BEGIN RECORDS FOR PROCESSING

# VisionDepth/VisionDepth3D

Hardware: NVIDIA H100
Metric: end-to-end frames/sec (depth+stereo) (higher is better)
Workload: dtype f16 GEMM operands, fp32 accumulate; DIBR fp32

## Files before the change

visiondepth3d_b200/csrc/umma_attention.cuh:

```cuda
#pragma once
#include "umma_gemm.cuh"

namespace vd3d {

struct AttnArgs {
  int ntok;
  int dmodel;
  __half* out;
  int heads;
  int npad;
};

constexpr int kAttnThreads = 384;
constexpr int kAttnKS = 2;
constexpr int kAttnSmem = 16384  + kAttnKS * (16384  + 16384 ) + 1024  + 256 ;

namespace umma {
__device__ __forceinline__ float quad_max(float x) {
  x = fmaxf(x, __shfl_xor_sync(0xffffffffu, x, 1));
  return fmaxf(x, __shfl_xor_sync(0xffffffffu, x, 2));
}
__device__ __forceinline__ float quad_sum(float x) {
  x += __shfl_xor_sync(0xffffffffu, x, 1);
  return x + __shfl_xor_sync(0xffffffffu, x, 2);
}
__device__ __forceinline__ uint32_t pack_h2(float a, float b) {
  __half2 h = __floats2half2_rn(a, b);
  return *(uint32_t*)&h;
}
}

__global__ void __launch_bounds__(kAttnThreads, 1)
k_umma_attention(const __grid_constant__ CUtensorMap tmQ, const __grid_constant__ CUtensorMap tmK,
                 const __grid_constant__ CUtensorMap tmV, const AttnArgs g) {
  extern __shared__ uint8_t smem_raw[];
  const uint32_t sm = (umma::smem_u32(smem_raw) + 1023u) & ~1023u;
  const uint32_t sQ = sm, sK = sm + 16384, sV = sK + kAttnKS * 16384;
  const uint32_t bars = sV + kAttnKS * 16384;
  const uint32_t q_full = bars, kv_full = bars + 8, kv_empty = kv_full + 8 * kAttnKS;

  const int warp = threadIdx.x >> 5, lane = threadIdx.x & 31;
  const int qblk = blockIdx.x, zq = blockIdx.y, h = zq % g.heads, img = zq / g.heads;
  const int T = (g.ntok + 127) / 128;

  if (warp == 0 && lane == 0) {
    umma::prefetch_tmap(&tmQ);
    umma::prefetch_tmap(&tmK);
    umma::prefetch_tmap(&tmV);
    umma::mbar_init(q_full, 1);
    for (int i = 0; i < kAttnKS; ++i) {
      umma::mbar_init(kv_full + 8 * i, 1);
      umma::mbar_init(kv_empty + 8 * i, 2);
    }
    umma::fence_barrier_init();
  }
  __syncthreads();

  if (warp < 4) {
    if (warp == 0 && lane == 0) {
      umma::mbar_expect_tx(q_full, 16384);
      umma::tma_load_3d(sQ, &tmQ, q_full, 0, qblk * 128, zq);
      for (int t = 0; t < T; ++t) {
        const int ks = t % kAttnKS;
        umma::mbar_wait(kv_empty + 8 * ks, ((t / kAttnKS) & 1) ^ 1);
        const uint32_t fb = kv_full + 8 * ks;
        umma::mbar_expect_tx(fb, 32768);
        umma::tma_load_3d(sK + ks * 16384, &tmK, fb, 0, t * 128, zq);
        const uint32_t dst = sV + ks * 16384;
        umma::tma_load_3d(dst, &tmV, fb, t * 128, 0, zq);
        umma::tma_load_3d(dst + 8192, &tmV, fb, t * 128 + 64, 0, zq);
      }
    }
    return;
  }

  const int wg = (warp >> 2) - 1;
  const int wq = warp & 3;
  const float L2E = 1.4426950408889634f;
  const int cq = 2 * (lane & 3);
  float o[32];
#pragma unroll
  for (int i = 0; i < 32; ++i) o[i] = 0.f;
  float m_run[2] = {-INFINITY, -INFINITY}, l_run[2] = {0.f, 0.f};

  umma::mbar_wait(q_full, 0);
  const uint64_t dq = umma::make_desc(sQ + (uint32_t)(wg * 64 * 128));
  for (int t = 0; t < T; ++t) {
    const int ks = t % kAttnKS;
    umma::mbar_wait(kv_full + 8 * ks, (t / kAttnKS) & 1);
    float s[64];
    {
      const uint64_t dk = umma::make_desc(sK + ks * 16384);
      umma::wgmma_fence();
#pragma unroll
      for (int k = 0; k < 4; ++k) umma::wgmma_m64n128_ss(s, dq + (uint64_t)(2 * k), dk + (uint64_t)(2 * k), k ? 1u : 0u);
      umma::wgmma_commit();
      umma::wgmma_wait<0>();
      umma::fence_regs(s);
    }
    const int nvalid = g.ntok - t * 128;
    float mx[2] = {-INFINITY, -INFINITY};
#pragma unroll
    for (int j = 0; j < 16; ++j)
#pragma unroll
      for (int i = 0; i < 4; ++i) {
        if (nvalid < 128 && 8 * j + cq + (i & 1) >= nvalid) s[4 * j + i] = -INFINITY;
        mx[i >> 1] = fmaxf(mx[i >> 1], s[4 * j + i]);
      }
    float scale[2], mref[2];
#pragma unroll
    for (int rr = 0; rr < 2; ++rr) {
      const float m_new = fmaxf(m_run[rr], umma::quad_max(mx[rr]) * L2E);
      scale[rr] = umma::ex2_fast(m_run[rr] - m_new);
      m_run[rr] = m_new;
      mref[rr] = m_new - 8.0f;
    }
    float ls[2] = {0.f, 0.f};
    uint32_t p[32];
#pragma unroll
    for (int j = 0; j < 16; ++j) {
      const float p0 = umma::ex2_fast(fmaf(s[4 * j + 0], L2E, -mref[0]));
      const float p1 = umma::ex2_fast(fmaf(s[4 * j + 1], L2E, -mref[0]));
      const float p2 = umma::ex2_fast(fmaf(s[4 * j + 2], L2E, -mref[1]));
      const float p3 = umma::ex2_fast(fmaf(s[4 * j + 3], L2E, -mref[1]));
      p[2 * j] = umma::pack_h2(p0, p1);
      p[2 * j + 1] = umma::pack_h2(p2, p3);
      const float2 h0 = __half22float2(*(const __half2*)&p[2 * j]), h1 = __half22float2(*(const __half2*)&p[2 * j + 1]);
      ls[0] += h0.x + h0.y;
      ls[1] += h1.x + h1.y;
    }
#pragma unroll
    for (int rr = 0; rr < 2; ++rr) l_run[rr] = l_run[rr] * scale[rr] + ls[rr];
#pragma unroll
    for (int j = 0; j < 8; ++j) {
      o[4 * j + 0] *= scale[0];
      o[4 * j + 1] *= scale[0];
      o[4 * j + 2] *= scale[1];
      o[4 * j + 3] *= scale[1];
    }
    umma::fence_regs(o);
    umma::wgmma_fence();
#pragma unroll
    for (int kk = 0; kk < 8; ++kk) {
      const uint32_t a[4] = {p[4 * kk], p[4 * kk + 1], p[4 * kk + 2], p[4 * kk + 3]};
      const uint64_t db = umma::make_desc(sV + ks * 16384 + (kk >> 2) * 8192) + (uint64_t)(2 * (kk & 3));
      umma::wgmma_m64n64_rs(o, a, db, 1u);
    }
    umma::wgmma_commit();
    umma::wgmma_wait<0>();
    umma::fence_regs(o);
    if ((threadIdx.x & 127) == 0) umma::mbar_arrive(kv_empty + 8 * ks);
  }

  float inv[2];
#pragma unroll
  for (int rr = 0; rr < 2; ++rr) inv[rr] = 1.0f / umma::quad_sum(l_run[rr]);
  const int r0 = qblk * 128 + wg * 64 + wq * 16 + (lane >> 2);
#pragma unroll
  for (int rr = 0; rr < 2; ++rr) {
    const int m = r0 + 8 * rr;
    if (m >= g.ntok) continue;
    __half* dst = g.out + ((size_t)img * g.npad + m) * g.dmodel + h * 64 + cq;
#pragma unroll
    for (int j = 0; j < 8; ++j)
      *(uint32_t*)(dst + 8 * j) = umma::pack_h2(o[4 * j + 2 * rr] * inv[rr], o[4 * j + 2 * rr + 1] * inv[rr]);
  }
}

}
```

Baseline: 320.3.

## Pipeline FA3-style attention with split K/V barriers, ping-pong warpgroups, and register reallocation

```diff
diff --git a/visiondepth3d_b200/csrc/umma_attention.cuh b/visiondepth3d_b200/csrc/umma_attention.cuh
--- a/visiondepth3d_b200/csrc/umma_attention.cuh
+++ b/visiondepth3d_b200/csrc/umma_attention.cuh
@@ -1,4 +1,6 @@
 #pragma once
+#include <type_traits>
+
 #include "umma_gemm.cuh"
 
 namespace vd3d {
@@ -12,8 +14,11 @@
 };
 
 constexpr int kAttnThreads = 384;
-constexpr int kAttnKS = 2;
+constexpr int kAttnKS = 3;
 constexpr int kAttnSmem = 16384  + kAttnKS * (16384  + 16384 ) + 1024  + 256 ;
+constexpr int kAttnProducerRegs = 24;
+constexpr int kAttnConsumerRegs = 240;
+static_assert(128 * kAttnProducerRegs + 256 * kAttnConsumerRegs <= 65536, "register file overcommitted");
 
 namespace umma {
 __device__ __forceinline__ float quad_max(float x) {
@@ -27,6 +32,87 @@
 __device__ __forceinline__ uint32_t pack_h2(float a, float b) {
   __half2 h = __floats2half2_rn(a, b);
   return *(uint32_t*)&h;
+}
+template <int R>
+__device__ __forceinline__ void fence_regs(uint32_t (&d)[R]) {
+#pragma unroll
+  for (int i = 0; i < R; ++i) asm volatile("" : "+r"(d[i])::"memory");
+}
+__device__ __forceinline__ void bar_sync_256(int id) { asm volatile("bar.sync %0, 256;" ::"r"(id) : "memory"); }
+__device__ __forceinline__ void bar_arrive_256(int id) { asm volatile("bar.arrive %0, 256;" ::"r"(id) : "memory"); }
+
+template <bool kMasked>
+__device__ __forceinline__ void attn_softmax(float (&s)[64], int nvalid, int cq, float (&m_run)[2], float (&scale)[2]) {
+  const float L2E = 1.4426950408889634f;
+  if constexpr (kMasked) {
+#pragma unroll
+    for (int j = 0; j < 16; ++j)
+#pragma unroll
+      for (int i = 0; i < 4; ++i)
+        if (8 * j + cq + (i & 1) >= nvalid) s[4 * j + i] = -INFINITY;
+  }
+  float mx[2];
+#pragma unroll
+  for (int rr = 0; rr < 2; ++rr) {
+    float m[16];
+#pragma unroll
+    for (int j = 0; j < 16; ++j) m[j] = fmaxf(s[4 * j + 2 * rr], s[4 * j + 2 * rr + 1]);
+#pragma unroll
+    for (int j = 0; j < 8; ++j) m[j] = fmaxf(m[j], m[j + 8]);
+#pragma unroll
+    for (int j = 0; j < 4; ++j) m[j] = fmaxf(m[j], m[j + 4]);
+    mx[rr] = fmaxf(fmaxf(m[0], m[2]), fmaxf(m[1], m[3]));
+  }
+  float mref[2];
+#pragma unroll
+  for (int rr = 0; rr < 2; ++rr) {
+    const float m_new = fmaxf(m_run[rr], quad_max(mx[rr]) * L2E);
+    scale[rr] = ex2_fast(m_run[rr] - m_new);
+    m_run[rr] = m_new;
+    mref[rr] = m_new - 8.0f;
+  }
+#pragma unroll
+  for (int j = 0; j < 16; ++j)
+#pragma unroll
+    for (int i = 0; i < 4; ++i) s[4 * j + i] = ex2_fast(fmaf(s[4 * j + i], L2E, -mref[i >> 1]));
+}
+
+__device__ __forceinline__ void attn_pack(const float (&s)[64], uint32_t (&p)[32], float (&o)[32], float (&l_run)[2],
+                                          const float (&scale)[2]) {
+  float ls[2] = {0.f, 0.f};
+#pragma unroll
+  for (int j = 0; j < 16; ++j) {
+    p[2 * j] = pack_h2(s[4 * j + 0], s[4 * j + 1]);
+    p[2 * j + 1] = pack_h2(s[4 * j + 2], s[4 * j + 3]);
+    const float2 h0 = __half22float2(*(const __half2*)&p[2 * j]), h1 = __half22float2(*(const __half2*)&p[2 * j + 1]);
+    ls[0] += h0.x + h0.y;
+    ls[1] += h1.x + h1.y;
+  }
+#pragma unroll
+  for (int rr = 0; rr < 2; ++rr) l_run[rr] = l_run[rr] * scale[rr] + ls[rr];
+#pragma unroll
+  for (int j = 0; j < 8; ++j) {
+    o[4 * j + 0] *= scale[0];
+    o[4 * j + 1] *= scale[0];
+    o[4 * j + 2] *= scale[1];
+    o[4 * j + 3] *= scale[1];
+  }
+}
+
+__device__ __forceinline__ void attn_qk(float (&s)[64], uint64_t dq, uint32_t k_tile) {
+  const uint64_t dk = make_desc(k_tile);
+#pragma unroll
+  for (int k = 0; k < 4; ++k) wgmma_m64n128_ss(s, dq + (uint64_t)(2 * k), dk + (uint64_t)(2 * k), k ? 1u : 0u);
+  wgmma_commit();
+}
+__device__ __forceinline__ void attn_pv(float (&o)[32], const uint32_t (&p)[32], uint32_t v_tile) {
+#pragma unroll
+  for (int kk = 0; kk < 8; ++kk) {
+    const uint32_t a[4] = {p[4 * kk], p[4 * kk + 1], p[4 * kk + 2], p[4 * kk + 3]};
+    const uint64_t db = make_desc(v_tile + (kk >> 2) * 8192) + (uint64_t)(2 * (kk & 3));
+    wgmma_m64n64_rs(o, a, db, 1u);
+  }
+  wgmma_commit();
 }
 }
 
@@ -37,7 +123,8 @@
   const uint32_t sm = (umma::smem_u32(smem_raw) + 1023u) & ~1023u;
   const uint32_t sQ = sm, sK = sm + 16384, sV = sK + kAttnKS * 16384;
   const uint32_t bars = sV + kAttnKS * 16384;
-  const uint32_t q_full = bars, kv_full = bars + 8, kv_empty = kv_full + 8 * kAttnKS;
+  const uint32_t q_full = bars, k_full = bars + 8, k_empty = k_full + 8 * kAttnKS;
+  const uint32_t v_full = k_empty + 8 * kAttnKS, v_empty = v_full + 8 * kAttnKS;
 
   const int warp = threadIdx.x >> 5, lane = threadIdx.x & 31;
   const int qblk = blockIdx.x, zq = blockIdx.y, h = zq % g.heads, img = zq / g.heads;
@@ -49,107 +136,96 @@
     umma::prefetch_tmap(&tmV);
     umma::mbar_init(q_full, 1);
     for (int i = 0; i < kAttnKS; ++i) {
-      umma::mbar_init(kv_full + 8 * i, 1);
-      umma::mbar_init(kv_empty + 8 * i, 2);
+      umma::mbar_init(k_full + 8 * i, 1);
+      umma::mbar_init(k_empty + 8 * i, 2);
+      umma::mbar_init(v_full + 8 * i, 1);
+      umma::mbar_init(v_empty + 8 * i, 2);
     }
     umma::fence_barrier_init();
   }
   __syncthreads();
 
   if (warp < 4) {
+    asm volatile("setmaxnreg.dec.sync.aligned.u32 %0;" ::"n"(kAttnProducerRegs));
     if (warp == 0 && lane == 0) {
       umma::mbar_expect_tx(q_full, 16384);
       umma::tma_load_3d(sQ, &tmQ, q_full, 0, qblk * 128, zq);
       for (int t = 0; t < T; ++t) {
         const int ks = t % kAttnKS;
-        umma::mbar_wait(kv_empty + 8 * ks, ((t / kAttnKS) & 1) ^ 1);
-        const uint32_t fb = kv_full + 8 * ks;
-        umma::mbar_expect_tx(fb, 32768);
-        umma::tma_load_3d(sK + ks * 16384, &tmK, fb, 0, t * 128, zq);
-        const uint32_t dst = sV + ks * 16384;
-        umma::tma_load_3d(dst, &tmV, fb, t * 128, 0, zq);
-        umma::tma_load_3d(dst + 8192, &tmV, fb, t * 128 + 64, 0, zq);
+        const uint32_t ph = ((t / kAttnKS) & 1) ^ 1;
+        umma::mbar_wait(k_empty + 8 * ks, ph);
+        umma::mbar_expect_tx(k_full + 8 * ks, 16384);
+        umma::tma_load_3d(sK + ks * 16384, &tmK, k_full + 8 * ks, 0, t * 128, zq);
+        umma::mbar_wait(v_empty + 8 * ks, ph);
+        const uint32_t vb = v_full + 8 * ks, dst = sV + ks * 16384;
+        umma::mbar_expect_tx(vb, 16384);
+        umma::tma_load_3d(dst, &tmV, vb, t * 128, 0, zq);
+        umma::tma_load_3d(dst + 8192, &tmV, vb, t * 128 + 64, 0, zq);
       }
     }
     return;
   }
+  asm volatile("setmaxnreg.inc.sync.aligned.u32 %0;" ::"n"(kAttnConsumerRegs));
 
   const int wg = (warp >> 2) - 1;
   const int wq = warp & 3;
-  const float L2E = 1.4426950408889634f;
   const int cq = 2 * (lane & 3);
+  const bool lead = (threadIdx.x & 127) == 0;
   float o[32];
 #pragma unroll
   for (int i = 0; i < 32; ++i) o[i] = 0.f;
-  float m_run[2] = {-INFINITY, -INFINITY}, l_run[2] = {0.f, 0.f};
+  float m_run[2] = {-INFINITY, -INFINITY}, l_run[2] = {0.f, 0.f}, scale[2];
+  float s[64];
+  uint32_t p[32];
+
+  if (wg == 1) umma::bar_arrive_256(1);
 
   umma::mbar_wait(q_full, 0);
   const uint64_t dq = umma::make_desc(sQ + (uint32_t)(wg * 64 * 128));
-  for (int t = 0; t < T; ++t) {
-    const int ks = t % kAttnKS;
-    umma::mbar_wait(kv_full + 8 * ks, (t / kAttnKS) & 1);
-    float s[64];
-    {
-      const uint64_t dk = umma::make_desc(sK + ks * 16384);
-      umma::wgmma_fence();
-#pragma unroll
-      for (int k = 0; k < 4; ++k) umma::wgmma_m64n128_ss(s, dq + (uint64_t)(2 * k), dk + (uint64_t)(2 * k), k ? 1u : 0u);
-      umma::wgmma_commit();
-      umma::wgmma_wait<0>();
-      umma::fence_regs(s);
-    }
-    const int nvalid = g.ntok - t * 128;
-    float mx[2] = {-INFINITY, -INFINITY};
-#pragma unroll
-    for (int j = 0; j < 16; ++j)
-#pragma unroll
-      for (int i = 0; i < 4; ++i) {
-        if (nvalid < 128 && 8 * j + cq + (i & 1) >= nvalid) s[4 * j + i] = -INFINITY;
-        mx[i >> 1] = fmaxf(mx[i >> 1], s[4 * j + i]);
-      }
-    float scale[2], mref[2];
-#pragma unroll
-    for (int rr = 0; rr < 2; ++rr) {
-      const float m_new = fmaxf(m_run[rr], umma::quad_max(mx[rr]) * L2E);
-      scale[rr] = umma::ex2_fast(m_run[rr] - m_new);
-      m_run[rr] = m_new;
-      mref[rr] = m_new - 8.0f;
-    }
-    float ls[2] = {0.f, 0.f};
-    uint32_t p[32];
-#pragma unroll
-    for (int j = 0; j < 16; ++j) {
-      const float p0 = umma::ex2_fast(fmaf(s[4 * j + 0], L2E, -mref[0]));
-      const float p1 = umma::ex2_fast(fmaf(s[4 * j + 1], L2E, -mref[0]));
-      const float p2 = umma::ex2_fast(fmaf(s[4 * j + 2], L2E, -mref[1]));
-      const float p3 = umma::ex2_fast(fmaf(s[4 * j + 3], L2E, -mref[1]));
-      p[2 * j] = umma::pack_h2(p0, p1);
-      p[2 * j + 1] = umma::pack_h2(p2, p3);
-      const float2 h0 = __half22float2(*(const __half2*)&p[2 * j]), h1 = __half22float2(*(const __half2*)&p[2 * j + 1]);
-      ls[0] += h0.x + h0.y;
-      ls[1] += h1.x + h1.y;
-    }
-#pragma unroll
-    for (int rr = 0; rr < 2; ++rr) l_run[rr] = l_run[rr] * scale[rr] + ls[rr];
-#pragma unroll
-    for (int j = 0; j < 8; ++j) {
-      o[4 * j + 0] *= scale[0];
-      o[4 * j + 1] *= scale[0];
-      o[4 * j + 2] *= scale[1];
-      o[4 * j + 3] *= scale[1];
-    }
+  umma::mbar_wait(k_full, 0);
+  umma::bar_sync_256(1 + wg);
+  umma::wgmma_fence();
+  umma::attn_qk(s, dq, sK);
+  umma::bar_arrive_256(2 - wg);
+  umma::wgmma_wait<0>();
+  umma::fence_regs(s);
+  if (lead) umma::mbar_arrive(k_empty);
+  umma::attn_softmax<true>(s, g.ntok, cq, m_run, scale);
+  umma::attn_pack(s, p, o, l_run, scale);
+
+  auto round = [&](int t, auto masked) {
+    const int ks = t % kAttnKS, vs = (t - 1) % kAttnKS;
+    umma::mbar_wait(k_full + 8 * ks, (t / kAttnKS) & 1);
+    umma::mbar_wait(v_full + 8 * vs, ((t - 1) / kAttnKS) & 1);
+    umma::bar_sync_256(1 + wg);
     umma::fence_regs(o);
     umma::wgmma_fence();
-#pragma unroll
-    for (int kk = 0; kk < 8; ++kk) {
-      const uint32_t a[4] = {p[4 * kk], p[4 * kk + 1], p[4 * kk + 2], p[4 * kk + 3]};
-      const uint64_t db = umma::make_desc(sV + ks * 16384 + (kk >> 2) * 8192) + (uint64_t)(2 * (kk & 3));
-      umma::wgmma_m64n64_rs(o, a, db, 1u);
-    }
-    umma::wgmma_commit();
+    umma::attn_qk(s, dq, sK + ks * 16384);
+    umma::attn_pv(o, p, sV + vs * 16384);
+    umma::bar_arrive_256(2 - wg);
+    umma::wgmma_wait<1>();
+    umma::fence_regs(s);
+    if (lead) umma::mbar_arrive(k_empty + 8 * ks);
+    umma::attn_softmax<decltype(masked)::value>(s, g.ntok - t * 128, cq, m_run, scale);
     umma::wgmma_wait<0>();
     umma::fence_regs(o);
-    if ((threadIdx.x & 127) == 0) umma::mbar_arrive(kv_empty + 8 * ks);
+    umma::fence_regs(p);
+    if (lead) umma::mbar_arrive(v_empty + 8 * vs);
+    umma::attn_pack(s, p, o, l_run, scale);
+  };
+  for (int t = 1; t < T - 1; ++t) round(t, std::false_type{});
+  if (T > 1) round(T - 1, std::true_type{});
+
+  {
+    const int vs = (T - 1) % kAttnKS;
+    umma::mbar_wait(v_full + 8 * vs, ((T - 1) / kAttnKS) & 1);
+    umma::bar_sync_256(1 + wg);
+    umma::fence_regs(o);
+    umma::wgmma_fence();
+    umma::attn_pv(o, p, sV + vs * 16384);
+    if (wg == 0) umma::bar_arrive_256(2);
+    umma::wgmma_wait<0>();
+    umma::fence_regs(o);
   }
 
   float inv[2];
```

After: 327.7, median of 6. +2.3%, better.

END RECORDS FOR PROCESSING

YOUR ASSIGNMENT: Whichever lines of the records above hold the word "kAttnConsumerRegs" should all be copied out.

ANSWER AREA:
+constexpr int kAttnConsumerRegs = 240;
+static_assert(128 * kAttnProducerRegs + 256 * kAttnConsumerRegs <= 65536, "register file overcommitted");
+  asm volatile("setmaxnreg.inc.sync.aligned.u32 %0;" ::"n"(kAttnConsumerRegs));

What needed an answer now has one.